# New Pygmy Bearded Dragon Enclosure - Thoughts?



## SYNeR (Oct 10, 2010)

Hey all,

I just completed a new bearded dragon enclosure for my pygmy bearded dragons
by converting a display cabinet with glass doors into an enclosure. The inside of the enclosure measures 87cm x 42.5cm x 66cm. I've got one vent down on the left hand side, and on the upper right where the two bulbs are.

The bulb installed is a 160w Exo-Terra Sun Glo mercury vapor bulb. I thought this might be better for UVB given the height of the enclosure. The front ceramic light fitting (not showing in picture) sits in front of the Sun Glo and to the right.

My plan was to run the Sun Glo during the day (I've got it running now - 9:30pm in Newcastle, and it's about 34 degrees at the basking site where the rock on the right is), with the other ceramic fitting holding a ceramic heat emitter on a thermostat.

This way, if the temperature drops and the Sun Glo mercury vapor bulb is insufficient, the ceramic heat emitter will kick in. My main concern was that coming into the warmer months, and considering my room gets quite warm, that the Sun Glo bulb may cause the enclosure to heat up too much.

I guess my main question is -- what temperature is okay for the basking spot? In my previous enclosure, it was around 32-33 degrees. But reading around, I'm finding all sorts of different information.. Anywhere in the range of 30 up to 40 degrees.

I've also since removed the ramp (I didn't like the idea of them getting too close to that bulb, and falling off the wooden ledge).

The thermometer probe on the left (black) is sitting around 26 degrees, the middle one (white) is about 32 degrees. The thermostat probe is basically just in front of the largest rock at about the largest rock's height and is at 34 degrees.

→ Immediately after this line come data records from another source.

Tile pick_tile(int cout, int hw, int batch) {
  if (cout <= 64) return Tile{64, 128};
// ... 1 lines not shown
  for (int i = 0; i < 3; i++) {
    const Tile t = cand[i];
    const long wgs = (long)((cout + t.bm - 1) / t.bm) * ((hw + t.bn - 1) / t.bn) * batch;
    if (wgs >= 512) return t;
  }
  return cand[2];
}

template <int WCH, int WN, int BK, int MODE>
void launch_mode(const Args& A, int batch, bool vec, hipStream_t st) {
  const dim3 grid((unsigned)((long)A.ntm * A.ntn * batch));
  if (vec) hipLaunchKernelGGL((conv1x1_bn_pieces_kernel<WCH, WN, BK, true, MODE>), grid, dim3(kThreads), 0, st, A);
  else hipLaunchKernelGGL((conv1x1_bn_pieces_kernel<WCH, WN, BK, false, MODE>), grid, dim3(kThreads), 0, st, A);
}
template <int WCH, int WN, int BK>
void launch(const Args& A, int batch, bool vec, hipStream_t st) {
  if (A.range) {
    const dim3 grid((unsigned)((long)A.ntm * A.ntn * batch));
    if (vec) hipLaunchKernelGGL((conv1x1_bn_pieces_kernel<WCH, WN, BK, true, 0, true>), grid, dim3(kThreads), 0, st, A);
    else hipLaunchKernelGGL((conv1x1_bn_pieces_kernel<WCH, WN, BK, false, 0, true>), grid, dim3(kThreads), 0, st, A);
  } else if (!A.res) launch_mode<WCH, WN, BK, 0>(A, batch, vec, st);
  else if (!A.scale2) launch_mode<WCH, WN, BK, 1>(A, batch, vec, st);
  else launch_mode<WCH, WN, BK, 2>(A, batch, vec, st);
}

}

extern "C" {

int orp_conv1x1_bn_act_pieces_ok(int c_in, int c_out) {
  return (c_in >= 64 && c_in <= 2048 && c_in % 64 == 0 && c_out >= 64 && c_out <= 4096 && c_out % 32 == 0) ? 1 : 0;
}

int orp_conv1x1_bn_act_pieces_tile(int c_in, int c_out, int hw, int batch, int* tile_channels, int* tile_positions) {
  if (!orp_conv1x1_bn_act_pieces_ok(c_in, c_out) || hw <= 0 || batch <= 0) return 0;
  const Tile t = pick_tile(c_out, hw, batch);
  if (tile_channels) *tile_channels = t.bm;
  if (tile_positions) *tile_positions = t.bn;
  return 1;
}

int orp_conv1x1_bn_act_pieces_pays(int c_in, int c_out, int hw, int batch, int has_residual) {
  if (!orp_conv1x1_bn_act_pieces_ok(c_in, c_out) || hw <= 0 || batch <= 0) return 0;
  (void)has_residual;
  static const struct { int cin, cout, hw_min, hw_max, batch; } paid[] = {
      {64, 64, 65536, 65536, 1},
      {256, 64, 65536, 147456, 1},  {256, 64, 65536, 65536, 2},
      {64, 256, 65536, 147456, 1},  {64, 256, 65536, 65536, 2},
      {256, 128, 65536, 147456, 1}, {256, 128, 65536, 65536, 2},
      {512, 128, 16384, 36864, 1},  {512, 128, 16384, 16384, 2},
      {128, 512, 16384, 36864, 1},  {128, 512, 16384, 16384, 2},
      {512, 256, 16384, 36864, 1},  {512, 256, 16384, 16384, 2},
      {1024, 256, 4096, 9216, 1},   {1024, 256, 4096, 4096, 2},
      {256, 1024, 4096, 9216, 1},   {256, 1024, 4096, 4096, 2},
      {1024, 512, 4096, 9216, 1},   {1024, 512, 4096, 4096, 2},
      {2048, 512, 2304, 2304, 1},   {2048, 512, 1024, 1024, 2},
      {512, 2048, 1024, 2304, 1},   {512, 2048, 1024, 1024, 2},
  };
  for (const auto& s : paid)
    if (s.cin == c_in && s.cout == c_out && s.batch == batch && hw >= s.hw_min && hw <= s.hw_max) return 1;
  return 0;
}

I guess my best bet is to not put the dragon in there (she's there for the picture) and monitor the temps for a little while. If the mercury vapor bulb is going to be an issue, I may put it on a timer so it is on around 6am-10am and 4pm-8pm, that way it's avoiding the heat of the day and from 10am-4pm, the enclosure gets a chance to cool down or retain its heat from the ambient temperature.

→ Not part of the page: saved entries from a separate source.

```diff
@@ -699,6 +715,23 @@
   bool ran_exact = (exact_only & 1) != 0;
   if (!ran_exact) ran_exact = __syncthreads_or(pass(std::false_type{})) != 0;
   if (ran_exact) pass(std::true_type{});
+  {
+  const int t = thread_id(), lane = t & 63, li = lane & 31, lh = lane >> 5;
+  int bid_next;
+  {
+    gims_attn_problem pr_next;
+    int q0_next, head_next;
+    bid_next = next_block(bid + G, pr_next, q0_next, head_next);
+    if (bid_next < n_blocks) {
+      load_tile(pr_next, head_next, 0, t);
+      load_q(pr_next, q0_next, head_next, t);
+    } else if constexpr (F16) {
+#pragma unroll
+      for (int qi = 0; qi < QP; ++qi)
+#pragma unroll
+        for (int s = 0; s < 4; ++s) qf[qi][s] = bf16x8{};
+    }
+  }
   bool short_rows = false;
   if constexpr (!F16) {
     if (stat != nullptr) {
@@ -789,10 +822,19 @@
       }
     }
   }
-  if (PROF && bid == 0 && wave == 0 && lane == 0) {
+  if (PROF && blockIdx.x == 0 && wave == 0 && lane == 0) {
     const unsigned long long t_exit = __builtin_readcyclecounter(), r_exit = __builtin_amdgcn_s_memrealtime();
-    prof[20] = t_loop0 - t_entry; prof[21] = t_loop1 - t_loop0; prof[22] = t_exit - t_loop1; prof[23] = r_exit - r_entry;
-  }
+    unsigned long long* span = prof + (first_block ? 20 : 24);
+    span[0] = t_loop0 - t_entry; span[1] = t_loop1 - t_loop0; span[2] = t_exit - t_loop1; span[3] = r_exit - r_entry;
+  }
+  bid = bid_next;
+  }
+  }
+  if (stat != nullptr && n_sample > 0)
+    for (int g = ((G >> 3) - 1 - ((int)blockIdx.x >> 3)) * 8 + ((int)blockIdx.x & 7); g < n_groups; g += G) {
+      __syncthreads();
+      attention_peak_sample_wg<F16, ATT8_WAVES>(qkv, ld, q_col, k_col, problems[g / n_heads], g % n_heads, c, stat, (float*)&Ks[0][0], (float*)&Ks[1][0]);
+    }
 }
 
 constexpr int X3W_VR = VR_LD;
@@ -1544,7 +1586,9 @@
 
 template <bool PROF, bool F16>
 static int attention8_launch(const AttnPrefix& p, bool prescaled, unsigned long long* dprof, int exact_only, float c, unsigned long long* stat, int n_sample) {
-  const int n_qt = cdiv(p.max_n_q, 512), grid = n_sample + p.groups8 * n_qt;
+  const int n_qt = cdiv(p.max_n_q, 512), n_blocks = p.groups8 * n_qt, cap = env_int("GIMS_ATTN8_WGS", 0);
+  int grid = std::min(n_blocks, device_cus() & ~7);
+  if (cap >= 8 && cap % 8 == 0) grid = std::min(grid, cap);
   return prescaled ? attn_launch(attention8_bf16_kernel<PROF, true, F16>, p, n_qt, grid, 512, 0, dprof, exact_only, c, stat, n_sample)
                    : attn_launch(attention8_bf16_kernel<PROF, false, F16>, p, n_qt, grid, 512, 0, dprof, exact_only, c, stat, n_sample);
 }
@@ -1574,15 +1618,20 @@
   if (!prof) {
     return attention8_launch<false, F16>(p, prescaled, nullptr, exact_only, c, stat, stat ? p.groups8 : 0);
   }
-  unsigned long long* dprof = (unsigned long long*)device_once("attention8_prof", 24 * sizeof(unsigned long long), nullptr);
+  unsigned long long* dprof = (unsigned long long*)device_once("attention8_prof", 28 * sizeof(unsigned long long), nullptr);
   GIMS_CHECK_ARG(dprof, "gims_attention: no profile buffer");
+  GIMS_HIP(hipMemsetAsync(dprof, 0, 28 * sizeof(unsigned long long), p.stream));
   const int rc = attention8_launch<true, F16>(p, prescaled, dprof, exact_only, c, nullptr, 0);
   if (rc != GIMS_OK) return rc;
   GIMS_HIP(hipStreamSynchronize(p.stream));
-  unsigned long long h[24];
+  unsigned long long h[28];
   GIMS_HIP(hipMemcpy(h, dprof, sizeof(h), hipMemcpyDeviceToHost));
-  fprintf(stderr, "[attention8 wave 0 of workgroup 0] prologue %llu, tile loop %llu, epilogue %llu shader cycles; %.1f us on the 100-MHz counter -> %.2f GHz\n",
-          h[20], h[21], h[22], h[23] / 100.0, (double)(h[20] + h[21] + h[22]) / (h[23] / 100.0) * 1e-3);
+  for (int b = 0; b < 2; ++b) {
+    const unsigned long long* s = h + 20 + 4 * b;
+    if (s[3] == 0) continue;
+    fprintf(stderr, "[attention8 wave 0 of workgroup 0, %s block] prologue %llu, tile loop %llu, epilogue %llu shader cycles; %.1f us on the 100-MHz "
+            "counter -> %.2f GHz\n", b ? "last" : "first", s[0], s[1], s[2], s[3] / 100.0, (double)(s[0] + s[1] + s[2]) / (s[3] / 100.0) * 1e-3);
+  }
   for (int g = 0; g < 2; ++g)
     fprintf(stderr, "[attention8 wave %d] cycles over the whole tile loop: QK %llu, softmax0 %llu, softmax1 %llu, PV %llu, store_tile %llu, "
             "load_tile %llu, barrier wait %llu\n", 4 * g, h[g * 10 + 0], h[g * 10 + 2], h[g * 10 + 4], h[g * 10 + 8], h[g * 10 + 9], h[g * 10 + 6],
```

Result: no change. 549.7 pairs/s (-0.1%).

Does anyone have any idea or thoughts? 



Cheers,

Mark


----------



## SYNeR (Oct 10, 2010)

I also forgot to mention to the left of the white probe, behind the panel is a small UV fitting with a 15 watt UV tube in it. I could also exchange this tube for a ReptiGlo 10.0 tube of the right size..


----------



## Bax155 (Oct 10, 2010)

I don't think that 160w heat globe will have any dramas getting to the desired temp, if anything maybe it will get to hot, I also live in Newcastle and in my 1200x600x600 beardie enclosure I run a 45w spot globe which has no trouble reaching the high 30's, my basking spot reads around the 37c mark most of the time, 32-34c around it and 22c on the cool side.


----------



## J-A-X (Oct 10, 2010)

pygmy's seem to be more sensitive to the cold, and brumate a lot quicker than their central and eastern cousins, i'd put the basking spot to 40+, just make sure they have cooler spots to go, anything under 35 and my pygmies want to sleep...


----------



## SYNeR (Oct 11, 2010)

Many thanks for the replies.
I'm thinking I'll either ramp up the ventilation, or get the 125w globe instead (although it's hard to know what temperature difference to expect when stepping down to 125w).
Either way, I'll be keeping a sharp eye on the enclosure and only running it morning and late afternoon for now.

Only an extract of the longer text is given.